Camus siempre

Tal vez, los inicios del siglo XXI sean considerados en el futuro como la era de la pérdida de la fe en el pensamiento intelectual y del despeñe de la moral. Frente a ello, quizás miremos al pasado siglo XX como un espectáculo de lucha, a veces tenaz y digna y, muchas otras, tenebrosa, por dotar de una ética al hombre moderno. Es lo que pedía Jean-Paul Sartre y nunca logró, quizás porque, secretamente, estaba de acuerdo con la terrible sentencia hegeliana: «La violencia engendra la Historia». El pensamiento de Sartre nos llega hoy casi como c ómplice de las grandes carnicerías que llenaron de ruido y furia los oídos del siglo.

No obstante, un contemporáneo suyo, de quien este año 2013 se cumple el centenario del nacimiento, abrió otro camino: Albert Camus, el escritor francés nacido en Argelia, un «pied-noir» con gotas de sangre española en sus venas (su abuela era menorquina), y que creció en Belcourt, uno de los barrios más pobres de Argel. Hoy, cuando el desánimo moral y la fragilidad intelectual nos abruman, volver los ojos hacia Camus y escuchar su voz es como respirar el aire lozano de una serranía.

Comunista en su juventud, abandonó el partido en 1937, tras la firma del pacto germano-soviético acordado por Hitler y Stalin. No obstante, la derrota de la República en la Guerra Civil española la sintió como propia. Tras la Guerra Mundial, criticó el estalinismo, afirmando la primacía del hombre sobre la Historia, lo que le valió ser repudiado y tildado de «esteticista» por los intelectuales «sartrianos». Frente a ellos, Camus adoptó sin titubeos una posición crítica y terminante contra la violencia. «Cuando el oprimido empuña las armas en nombre de la justicia –escribió–, da un paso en la tierra de la injusticia». E ironizó: «Me decían que eran necesarios unos cuantos muertos para llegar a un mundo en donde no se mataría».

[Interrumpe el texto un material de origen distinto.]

+  struct Tile { unsigned b, n0, nc0; };
+  auto locate = [&](unsigned u) {
+    const unsigned row = u / S, s = u - row * S;
+    const unsigned b = row / rows_per_sample, rr = row - b * rows_per_sample;
+    const unsigned dz = rr / (unsigned)p.H, hy = rr - dz * (unsigned)p.H;
+    Tile t;
+    t.b = b;
+    t.n0 = ((2u * dz + td) * Hf + 2u * hy + th) * Wf + 64u * s;
+    t.nc0 = rr * (unsigned)p.W + 32u * s;
+    return t;
+  };
+
+  typedef float XsT[GS][8][2];
+  typedef float XdT[GD][8];
+  auto fetch_skip = [&](const Tile& t, XsT& xs) {
+    const unsigned soff = (unsigned)((((int64_t)8 * hk) * Vf + t.n0 + 2 * j) * 4);
+#pragma unroll
+    for (int g = 0; g < GS; ++g) {
+      const float* ub = p.skip + ((int64_t)t.b * C + 16 * g) * Vf;
+#pragma unroll
+      for (int e = 0; e < 8; ++e) uload<2>(ub + (int64_t)e * Vf, soff, xs[g][e]);
+    }
+  };
+  auto fetch_deep = [&](const Tile& t, XdT& xd, int g0) {
+    const unsigned doff = (unsigned)((((int64_t)8 * hk) * Vc + t.nc0 + j) * 4);
+#pragma unroll
+    for (int g = g0; g < g0 + GD / 2; ++g) {
+      const float* ub = p.deep + ((int64_t)t.b * CD + 16 * g) * Vc;
+#pragma unroll
+      for (int e = 0; e < 8; ++e) {
+        float t1[1];
+        uload<1>(ub + (int64_t)e * Vc, doff, t1);
+        xd[g][e] = t1[0];
+      }
+    }
+  };
+
+  const unsigned ustep = nw * 4u;
+  auto run = [&](unsigned u, XsT& xs, XdT& xd, XsT& xsn, XdT& xdn) {
+    const bool more = u + ustep < ntc;
+    const Tile tl = locate(u), tn = locate(more ? u + ustep : u);
+    if (more) fetch_skip(tn, xsn);
+    __builtin_amdgcn_sched_barrier(0);
+    int lane4 = lane * 4;
+    asm volatile("" : "+v"(lane4));
+    const float* Al = As + lane4;
+
+    f32x16 acc[2][2];
+#pragma unroll
+    for (int mb = 0; mb < 2; ++mb)
+#pragma unroll
+      for (int q = 0; q < 2; ++q)
+#pragma unroll
+        for (int r = 0; r < 16; ++r) acc[mb][q][r] = 0.f;
+    auto slot_of = [](int st, int mb) { return st < 4 ? mb * 4 + st : 8 + (((st - 4) & 1) * 2 + mb) * 8 + ((st - 4) >> 1); };
+    auto load_a = [&](int st, bx8 (&a)[6]) {
+#pragma unroll
+      for (int mb = 0; mb < 2; ++mb)
+#pragma unroll
+        for (int t = 0; t < 3; ++t) a[mb * 3 + t] = *reinterpret_cast<const bx8*>(Al + (slot_of(st, mb) * 3 + t) * 256);
+    };
+    bx8 aop[2][6], bd[3];
+    load_a(0, aop[0]);
+#pragma unroll
+    for (int st = 0; st < GS + 2 * GD; ++st) {
+      if (st == GS || st == GS + GD) {
+        __builtin_amdgcn_sched_barrier(0);
+        if (more) fetch_deep(tn, xdn, st == GS ? 0 : GD / 2);
+        __builtin_amdgcn_sched_barrier(0);
+      }
+      if (st + 1 < GS + 2 * GD) load_a(st + 1, aop[(st + 1) & 1]);
+      if (st < GS) {
+        bx8 bs[2][3];
+#pragma unroll
+        for (int q = 0; q < 2; ++q) {
+          float x8[8];
+#pragma unroll
+          for (int e = 0; e < 8; ++e) x8[e] = xs[st][e][q];
+          bx_split<3>(x8, bs[q]);
+        }
+#pragma unroll
+        for (int mb = 0; mb < 2; ++mb)
+#pragma unroll
+          for (int t = 2; t >= 0; --t)
+#pragma unroll
+            for (int q = 0; q < 2; ++q)
+#pragma unroll
+              for (int jj = 2; jj >= 0; --jj)
+                if (t + jj <= 2) acc[mb][q] = __builtin_amdgcn_mfma_f32_32x32x16_bf16(aop[st & 1][mb * 3 + t], bs[q][jj], acc[mb][q], 0, 0, 0);
+      } else {
+        const int g = (st - GS) >> 1, q = (st - GS) & 1;
+        if (q == 0) bx_split<3>(xd[g], bd);
+#pragma unroll
+        for (int mb = 0; mb < 2; ++mb)
+#pragma unroll
+          for (int t = 2; t >= 0; --t)
+#pragma unroll
+            for (int jj = 2; jj >= 0; --jj)
+              if (t + jj <= 2) acc[mb][q] = __builtin_amdgcn_mfma_f32_32x32x16_bf16(aop[st & 1][mb * 3 + t], bd[jj], acc[mb][q], 0, 0, 0);
+      }
+    }
+
+    const unsigned yoff = (unsigned)((((int64_t)4 * hk) * Vf + tl.n0 + 2 * j) * 4);
+    float* yb = p.out + (int64_t)tl.b * M * Vf;
+    float yv[2][2][16];
+#pragma unroll
+    for (int mb = 0; mb < 2; ++mb)
+#pragma unroll
+      for (int r = 0; r < 16; ++r) {
+        const int rb = 32 * mb + (r & 3) + 8 * (r >> 2);
+        const float add = sbias[rb + 4 * hk];
+        const float v[2] = {acc[mb][0][r] + add, acc[mb][1][r] + add};
+        vstore<2>(reinterpret_cast<float*>(reinterpret_cast<char*>(yb + (int64_t)rb * Vf) + yoff), v);
+        if constexpr (PRO) { yv[0][mb][r] = v[0]; yv[1][mb][r] = v[1]; }
+      }
+    if constexpr (PRO) {
+      float mu[2], rs[2];
+#pragma unroll
+      for (int q = 0; q < 2; ++q) {
+        float s = 0.f;
+#pragma unroll
+        for (int i = 0; i < 32; ++i) s += yv[q][i >> 4][i & 15];
+        s += __shfl_xor(s, 32, 64);
+        mu[q] = s / 64.0f;
+        float v = 0.f;
+#pragma unroll
+        for (int i = 0; i < 32; ++i) {
+          const float d = yv[q][i >> 4][i & 15] - mu[q];
+          v += d * d;
+        }
+        v += __shfl_xor(v, 32, 64);
+        rs[q] = 1.0f / sqrtf(v / 64.0f + p.pro.ln_eps);
+#pragma unroll
+        for (int i = 0; i < 32; ++i) yv[q][i >> 4][i & 15] = (yv[q][i >> 4][i & 15] - mu[q]) * rs[q];
+      }
+      f32x16 tacc[2][2];
+#pragma unroll
+      for (int mo = 0; mo < 2; ++mo)
+#pragma unroll
+        for (int q = 0; q < 2; ++q)
+#pragma unroll
+          for (int r = 0; r < 16; ++r) tacc[mo][q][r] = 0.f;
+      bx8 wop[2][6];
+      auto load_w = [&](int G, bx8 (&a)[6]) {
+#pragma unroll
+        for (int mo = 0; mo < 2; ++mo)
+#pragma unroll
+          for (int t = 0; t < 3; ++t) a[mo * 3 + t] = *reinterpret_cast<const bx8*>(Al + ((kU64SlotsMain + mo * 4 + G) * 3 + t) * 256);
+      };
+      load_w(0, wop[0]);
+#pragma unroll
+      for (int G = 0; G < 4; ++G) {
+        if (G + 1 < 4) load_w(G + 1, wop[(G + 1) & 1]);
+        bx8 bop[2][3];
+#pragma unroll
+        for (int q = 0; q < 2; ++q) {
+          float x8[8];
+#pragma unroll
+          for (int e = 0; e < 8; ++e) x8[e] = yv[q][G >> 1][8 * (G & 1) + e];
+          bx_split<3>(x8, bop[q]);
+        }
+#pragma unroll
+        for (int mo = 0; mo < 2; ++mo)
+#pragma unroll
+          for (int t = 2; t >= 0; --t)
+#pragma unroll
+            for (int q = 0; q < 2; ++q)
+#pragma unroll
+              for (int jj = 2; jj >= 0; --jj)
+                if (t + jj <= 2) tacc[mo][q] = __builtin_amdgcn_mfma_f32_32x32x16_bf16(wop[G & 1][mo * 3 + t], bop[q][jj], tacc[mo][q], 0, 0, 0);
+      }
+      float* tb = reinterpret_cast<float*>(p.pro.t) + (int64_t)tl.b * M * Vf;
+#pragma unroll
+      for (int mo = 0; mo < 2; ++mo)
+#pragma unroll
+        for (int r = 0; r < 16; ++r) {
+          const int rb = 32 * mo + (r & 3) + 8 * (r >> 2);
+          const float add = twp[rb + 4 * hk];
+          const float v[2] = {fmaxf(tacc[mo][0][r] + add, 0.f), fmaxf(tacc[mo][1][r] + add, 0.f)};
+          vstore<2>(reinterpret_cast<float*>(reinterpret_cast<char*>(tb + (int64_t)rb * Vf) + yoff), v);
+        }
+      if (hk == 0) {
+        float* so = p.pro.stats + (int64_t)tl.b * 2 * Vf + tl.n0 + 2 * j;
+        *reinterpret_cast<float2*>(so) = make_float2(mu[0], mu[1]);
+        *reinterpret_cast<float2*>(so + Vf) = make_float2(rs[0], rs[1]);
+      }
+    }
+  };
+
+  XsT xsA, xsB;
+  XdT xdA, xdB;
+  unsigned u = wi * 4u + (unsigned)wave;
+  if (u < ntc) {
+    const Tile t0 = locate(u);
+    fetch_skip(t0, xsA);
+    fetch_deep(t0, xdA, 0);
+    fetch_deep(t0, xdA, GD / 2);
+  }
+  for (; u < ntc; u += 2 * ustep) {
+    run(u, xsA, xdA, xsB, xdB);
+    if (u + ustep < ntc) run(u + ustep, xsB, xdB, xsA, xdA);
+  }
+}
+
+int upcat64_supported(int C, int Cd, int D, int H, int W, int act_dtype) {
+  return C == 64 && Cd == 128 && act_dtype == FZ_STORE_F32 && D >= 1 && H >= 1 && W >= 1 && (2 * W) % 64 == 0 &&
+         (int64_t)64 * D * H * W * 8 * 4 < ((int64_t)1 << 31);
+}
+
+int upcat64_launch(const void* skip, const void* deep, const float* wa, int lda, const float* wbt, const float* bias, void* out, int B,
+                   int D, int H, int W, const fz_block_prologue* pro, fz_stream_t stream) {
+  Upcat64Args a;
+  a.pro = BlockPrologueArgs{};
+  if (pro) a.pro = BlockPrologueArgs{pro->ln_g, pro->ln_b, pro->ln_eps, pro->w, pro->t, pro->stats};
+  a.skip = (const float*)skip; a.deep = (const float*)deep; a.wa = wa; a.wbt = wbt; a.bias = bias; a.out = (float*)out;
+  a.lda = lda; a.B = B; a.D = D; a.H = H; a.W = W;
+  const unsigned S = (unsigned)(2 * W / 64);
+  const int64_t ntc = (int64_t)B * D * H * S;
+  if (ntc >= ((int64_t)1 << 30)) return fail(FZ_E_ARG, "fz_upcat: more than 2^30 wave tiles per class (32-bit tile arithmetic)");
+  const int64_t wgc = (ntc + 3) / 4;
+  const dim3 grid((unsigned)(4 * (wgc < 64 ? wgc : 64)));
+  if (pro) {
+    auto kern = upcat64_kernel<true>;
+    FZ_HIP_OK(hipFuncSetAttribute(reinterpret_cast<const void*>(kern), hipFuncAttributeMaxDynamicSharedMemorySize, kU64LdsPro));
+    hipLaunchKernelGGL(kern, grid, dim3(256), kU64LdsPro, (hipStream_t)stream, a, (unsigned)ntc, S);
+  } else {
+    auto kern = upcat64_kernel<false>;
+    FZ_HIP_OK(hipFuncSetAttribute(reinterpret_cast<const void*>(kern), hipFuncAttributeMaxDynamicSharedMemorySize, kU64LdsMain));
+    hipLaunchKernelGGL(kern, grid, dim3(256), kU64LdsMain, (hipStream_t)stream, a, (unsigned)ntc, S);
+  }
+  FZ_LAUNCH_CHECK();
+  return FZ_OK;
+}
+
+}
diff --git a/factorizer_amd/pointwise.py b/factorizer_amd/pointwise.py
--- a/factorizer_amd/pointwise.py
+++ b/factorizer_amd/pointwise.py
@@ -1071,7 +1071,7 @@
         M = w_ad.shape[0]
         w2 = w_ad.reshape(M, C1 + O)
         y = torch.empty((B, M, *skip.shape[2:]), dtype=skip.dtype, device=skip.device)
-        if (M == 32 and C1 == 32 and O == 32 and _UPCAT_FWD and N.lib().fz_upcat_supported(C1, Cd, D, H, W)):
+        if _upcat_fwd_ok(skip, deep, M, O):
             w_b = w2[:, C1:]
             wbt = torch.empty((8, M, Cd), dtype=torch.float32, device=skip.device)
             bias = torch.empty(M, dtype=torch.float32, device=skip.device) if (b_t is not None or b_ad is not None) else None
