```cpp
int lnerf_raster_prepare(const float *verts, int n_verts, const int32_t *faces, int n_faces, const float *cam_host,
                         float *face_z, float *face_xy, lnerf_stream_t stream);
int lnerf_rasterize(int H, int W, const float *face_z, const float *face_xy, int n_faces, int32_t *face_idx,
                    float *bary, lnerf_stream_t stream);
int lnerf_raster_prepare_batch(const float *verts, int n_verts, const int32_t *faces, int n_faces,
                               const float *cams_dev, int B, int H, int W, float *face_z, float *face_xy,
                               int16_t *face_box, lnerf_stream_t stream);
int lnerf_rasterize_batch(int B, int H, int W, const float *face_z, const float *face_xy, const int16_t *face_box,
                          int n_faces, int32_t *face_idx, float *bary, lnerf_stream_t stream);
int lnerf_interpolate_attributes(const int32_t *face_idx, const float *bary, const float *attr, int n_pixels, int D,
                                 float *feat, lnerf_stream_t stream);
int lnerf_interpolate_attributes_backward(const int32_t *face_idx, const float *bary, const float *dfeat,
                                          int n_pixels, int D, float *dattr, lnerf_stream_t stream);
int lnerf_texture_map_forward(const float *uv, const int32_t *face_idx, const float *texture, int n_pixels, int C,
                              int R, int mode, float *out, lnerf_stream_t stream);
int lnerf_texture_map_backward(const float *uv, const int32_t *face_idx, const float *dout, int n_pixels, int C, int R,
                               int mode, float *dtexture, lnerf_stream_t stream);

int lnerf_uv_footprint(const int32_t *face_idx, const float *face_xy, const float *face_z, const float *face_uv, int B,
                       int H, int W, int n_faces, float *rho, lnerf_stream_t stream);
int lnerf_mip_build(const float *texture, int C, int R, int L, float *pyramid, lnerf_stream_t stream);
int lnerf_mip_build_backward(float *dpyramid, int C, int R, int L, float *dtexture, lnerf_stream_t stream);
int lnerf_texture_mip_forward(const float *uv, const float *rho, const int32_t *face_idx, const float *texture,
                              const float *pyramid, int n_pixels, int C, int R, int L, float bias, float *out,
                              lnerf_stream_t stream);
int lnerf_texture_mip_backward(const float *uv, const float *rho, const int32_t *face_idx, const float *dout,
                               int n_pixels, int C, int R, int L, float bias, float *dtexture, float *dpyramid,
                               lnerf_stream_t stream);

int lnerf_adam_step(float *p, void *g, int grad_dtype, float *m, float *v, void *shadow_bf16, int64_t n, float lr,
                    float beta1, float beta2, float eps, int step, const int32_t *step_dev, float grad_scale,
                    int zero_grad, lnerf_stream_t stream);
int lnerf_adam_tick(int32_t *step_dev, lnerf_stream_t stream);
#define LNERF_ADAM_TICK 2
int lnerf_adam_step_multi(int count, float *const *p_host, float *const *g_host, float *const *m_host,
                          float *const *v_host, const int64_t *n_host, const float *lr_host, float beta1, float beta2,
                          float eps, int step, const int32_t *step_dev, float grad_scale, int zero_grad,
                          lnerf_stream_t stream);
int lnerf_adam_step_multi_shadow(int count, float *const *p_host, float *const *g_host, float *const *m_host,
                                 float *const *v_host, const int64_t *n_host, const float *lr_host, float beta1,
                                 float beta2, float eps, int step, const int32_t *step_dev, float grad_scale,
// ... 142 lines not shown
```

latent-nerf-test_amd/csrc/rays.hip:

```cpp
#include "common.h"

#include <math.h>
#include <string.h>

namespace lnerf {

__device__ __forceinline__ void pixel_ray(const float *__restrict__ c2w, int H, int W, float fx, float fy, float cx,
                                          float cy, int64_t g, float o[3], float d[3]) {
    const int b = (int)(g / ((int64_t)H * W));
    const int p = (int)(g - (int64_t)b * H * W);
    const int j = p / W, i = p - j * W;
    const float *m = c2w + (int64_t)b * 16;
    const float xs = ((float)i + 0.5f - cx) / fx;
    const float ys = ((float)j + 0.5f - cy) / fy;
    const float inv = 1.0f / sqrtf(xs * xs + ys * ys + 1.0f);
    const float d0 = xs * inv, d1 = ys * inv, d2 = inv;
#pragma unroll
    for (int r = 0; r < 3; ++r) {
        d[r] = d0 * m[r * 4 + 0] + d1 * m[r * 4 + 1] + d2 * m[r * 4 + 2];
        o[r] = m[r * 4 + 3];
    }
}
__global__ void __launch_bounds__(256) k_get_rays(const float *__restrict__ c2w, int B, int H, int W, float fx,
                                                  float fy, float cx, float cy, float *__restrict__ rays_o,
// ... 646 lines not shown
__global__ void __launch_bounds__(256) k_occ_update_apply(float *__restrict__ grid, unsigned int *__restrict__ scratch,
                                                          const uint32_t *__restrict__ indices, int64_t n, float decay) {
    for (int64_t i = (int64_t)blockIdx.x * blockDim.x + threadIdx.x; i < n; i += (int64_t)gridDim.x * blockDim.x) {
        const uint32_t idx = indices ? indices[i] : (uint32_t)i;
        const unsigned int m = atomicExch(&scratch[idx], 0u);
        if (!(m & 0x80000000u)) continue;
        const float old = grid[idx];
        if (old >= 0.f) grid[idx] = fmaxf(old * decay, __uint_as_float(m & 0x7FFFFFFFu));
    }
}

constexpr int OCC_MEAN_BLOCKS = 256;
__global__ void __launch_bounds__(256) k_occ_mean_partial(const float *__restrict__ grid, int64_t n,
                                                          float *__restrict__ partial) {
    __shared__ float s_w[4];
    float s = 0.f;
    for (int64_t i = (int64_t)blockIdx.x * blockDim.x + threadIdx.x; i < n; i += (int64_t)gridDim.x * blockDim.x)
        s += fmaxf(grid[i], 0.f);
    s = wave_sum(s);
    if (lane_id() == 0) s_w[threadIdx.x >> 6] = s;
    __syncthreads();
    if (threadIdx.x == 0) partial[blockIdx.x] = ((s_w[0] + s_w[1]) + s_w[2]) + s_w[3];
}
__global__ void __launch_bounds__(256) k_occ_apply_mean(float *__restrict__ grid, unsigned int *__restrict__ scratch,
                                                        int64_t n, float decay, float *__restrict__ partial) {
    __shared__ float s_w[4];
    float s = 0.f;
    for (int64_t i = (int64_t)blockIdx.x * blockDim.x + threadIdx.x; i < n; i += (int64_t)gridDim.x * blockDim.x) {
        float g = grid[i];
        const unsigned int m = scratch[i];
        if (m & 0x80000000u) {
            scratch[i] = 0u;
            if (g >= 0.f) {
                g = fmaxf(g * decay, __uint_as_float(m & 0x7FFFFFFFu));
                grid[i] = g;
            }
        }
        s += fmaxf(g, 0.f);
    }
    s = wave_sum(s);
    if (lane_id() == 0) s_w[threadIdx.x >> 6] = s;
    __syncthreads();
    if (threadIdx.x == 0) partial[blockIdx.x] = ((s_w[0] + s_w[1]) + s_w[2]) + s_w[3];
}
__global__ void __launch_bounds__(64) k_occ_mean_final(const float *__restrict__ partial, int blocks, float n,
                                                       float *__restrict__ mean) {
    if (threadIdx.x == 0) {
        float s = 0.f;
        for (int b = 0; b < blocks; ++b) s += partial[b];
        *mean = s / n;
    }
}

static MarchParams make_params(float bound, int cascade, int G, int max_steps, float dt_gamma) {
    MarchParams P;
    P.bound = bound;
    P.cascade = cascade;
    P.G = G;
    P.max_steps = max_steps;
    P.dt_gamma = dt_gamma;
    P.dt_min = (float)(2.0 * 1.7320508075688772 / (double)max_steps);
    P.dt_max = (float)(2.0 * 1.7320508075688772 * (double)(1 << (cascade - 1)) / (double)G);
    P.dt_uniform = fminf(fmaxf(0.0f, P.dt_min), P.dt_max);
    return P;
}

static int grid_for(int64_t n, int block = 256, int cap = 4096) {
    int64_t g = div_up(n, block);
    if (g < 1) g = 1;
    if (g > cap) g = cap;
    return (int)g;
}

}

using namespace lnerf;

extern "C" {

int lnerf_get_rays(const float *c2w, int B, int H, int W, float fx, float fy, float cx, float cy, float *rays_o,
                   float *rays_d, lnerf_stream_t stream) {
    LNERF_REQUIRE(c2w && rays_o && rays_d, "get_rays: null pointer");
    LNERF_REQUIRE(B > 0 && H > 0 && W > 0, "get_rays: B,H,W must be positive (got %d,%d,%d)", B, H, W);
    LNERF_REQUIRE(fx != 0.f && fy != 0.f, "get_rays: zero focal length");
    const int64_t total = (int64_t)B * H * W;
    hipLaunchKernelGGL(k_get_rays, dim3(grid_for(total)), dim3(256), 0, as_stream(stream), c2w, B, H, W, fx, fy, cx, cy,
                       rays_o, rays_d);
    LNERF_CHECK_LAUNCH("get_rays");
    return LNERF_OK;
}

int lnerf_near_far_from_aabb(const float *rays_o, const float *rays_d, int64_t N, float xmin, float ymin, float zmin,
                             float xmax, float ymax, float zmax, float min_near, float *nears, float *fars,
                             lnerf_stream_t stream) {
    LNERF_REQUIRE(N >= 0, "near_far_from_aabb: negative N");
    if (N == 0) return LNERF_OK;
    LNERF_REQUIRE(rays_o && rays_d && nears && fars, "near_far_from_aabb: null pointer");
    LNERF_REQUIRE(xmin <= xmax && ymin <= ymax && zmin <= zmax, "near_far_from_aabb: inverted aabb");
    const RayBox box{xmin, ymin, zmin, xmax, ymax, zmax, min_near};
    hipLaunchKernelGGL(k_near_far, dim3(grid_for(N)), dim3(256), 0, as_stream(stream), rays_o, rays_d, N, box, nears, fars);
    LNERF_CHECK_LAUNCH("near_far_from_aabb");
    return LNERF_OK;
}

int lnerf_morton3d(const int32_t *coords, int64_t n, uint32_t *indices, lnerf_stream_t stream) {
    LNERF_REQUIRE(n >= 0, "morton3d: negative n");
// ... 209 lines not shown
    if (n_rand == 0) return LNERF_OK;
    LNERF_REQUIRE(grid_level && scratch && indices && xyzs, "occ_sample: null pointer");
    const int n_blocks = (int)div_up(n_cells, (int64_t)OCC_BLOCK_CELLS);
    int32_t *counts = scratch, *total = scratch + n_blocks, *list = scratch + n_blocks + 1;
    hipStream_t s = as_stream(stream);
    hipLaunchKernelGGL(k_occ_count, dim3((unsigned)n_blocks), dim3(256), 0, s, grid_level, n_cells, counts);
    LNERF_CHECK_LAUNCH("occ_sample(count)");
    hipLaunchKernelGGL(k_occ_fill, dim3((unsigned)n_blocks), dim3(256), 0, s, grid_level, n_cells, counts, n_blocks, list, total);
    LNERF_CHECK_LAUNCH("occ_sample(fill)");
    const float mip_bound = fminf((float)(1 << cascade_level), bound);
    hipLaunchKernelGGL(k_occ_draw, dim3(grid_for(2 * n_rand)), dim3(256), 0, s, list, total, n_cells, n_rand, seed, step,
                       mip_bound, grid_size, indices, xyzs);
    LNERF_CHECK_LAUNCH("occ_sample(draw)");
    return LNERF_OK;
}

size_t lnerf_occ_sample_scratch_bytes(int64_t n_cells) {
    if (n_cells <= 0) return 0;
    return (size_t)(div_up(n_cells, (int64_t)OCC_BLOCK_CELLS) + 1 + n_cells) * sizeof(int32_t);
}

int lnerf_occ_update(float *grid_level, const uint32_t *indices, int64_t n, const float *new_sigmas, float decay,
                     uint32_t *scratch_cells, lnerf_stream_t stream) {
    LNERF_REQUIRE(n >= 0, "occ_update: negative n");
    if (n == 0) return LNERF_OK;
    LNERF_REQUIRE(grid_level && new_sigmas && scratch_cells, "occ_update: null pointer");
    hipStream_t s = as_stream(stream);
    hipLaunchKernelGGL(k_occ_update_max, dim3(grid_for(n)), dim3(256), 0, s, scratch_cells, indices, n, new_sigmas);
    LNERF_CHECK_LAUNCH("occ_update(max)");
    hipLaunchKernelGGL(k_occ_update_apply, dim3(grid_for(n)), dim3(256), 0, s, grid_level, scratch_cells, indices, n, decay);
    LNERF_CHECK_LAUNCH("occ_update(apply)");
    return LNERF_OK;
}
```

Al contrario que muchos otros pensadores crecidos en la admiración por la revolución soviética, defendió con vigor a otro gran gigante de la literatura francesa, André Malraux, anatematizado por la izquierda tras aceptar integrarse en el Gobierno del general De Gaulle, en 1958.

De modo que la vida de Camus transitó en territorios de incomprensión. Cuando estalló la guerra civil en Argelia, entre los « piedsnoirs» de origen francés y los árabes, no se alineó ni con sus paisanos ni con los argelinos, sino que propuso una tregua cívica entre las dos facciones. A causa de ello, los primeros le consideraron un traidor y los segundos un reaccionario. Aún hoy, Argelia sigue sin reconocerle como hijo suyo, pese a ser su único premio Nobel. Quizás ello se deba a que, al comenzar los atentados terroristas en las ciudades argelinas, repudió sin paliativos la violencia asesina. Escribió desde París, donde trabajaba entonces: «En estos momentos están poniendo bombas en los tranvías de Argel. Mi madre puede viajar en uno de los tranvías. Si eso es justicia, prefiero a mi madre».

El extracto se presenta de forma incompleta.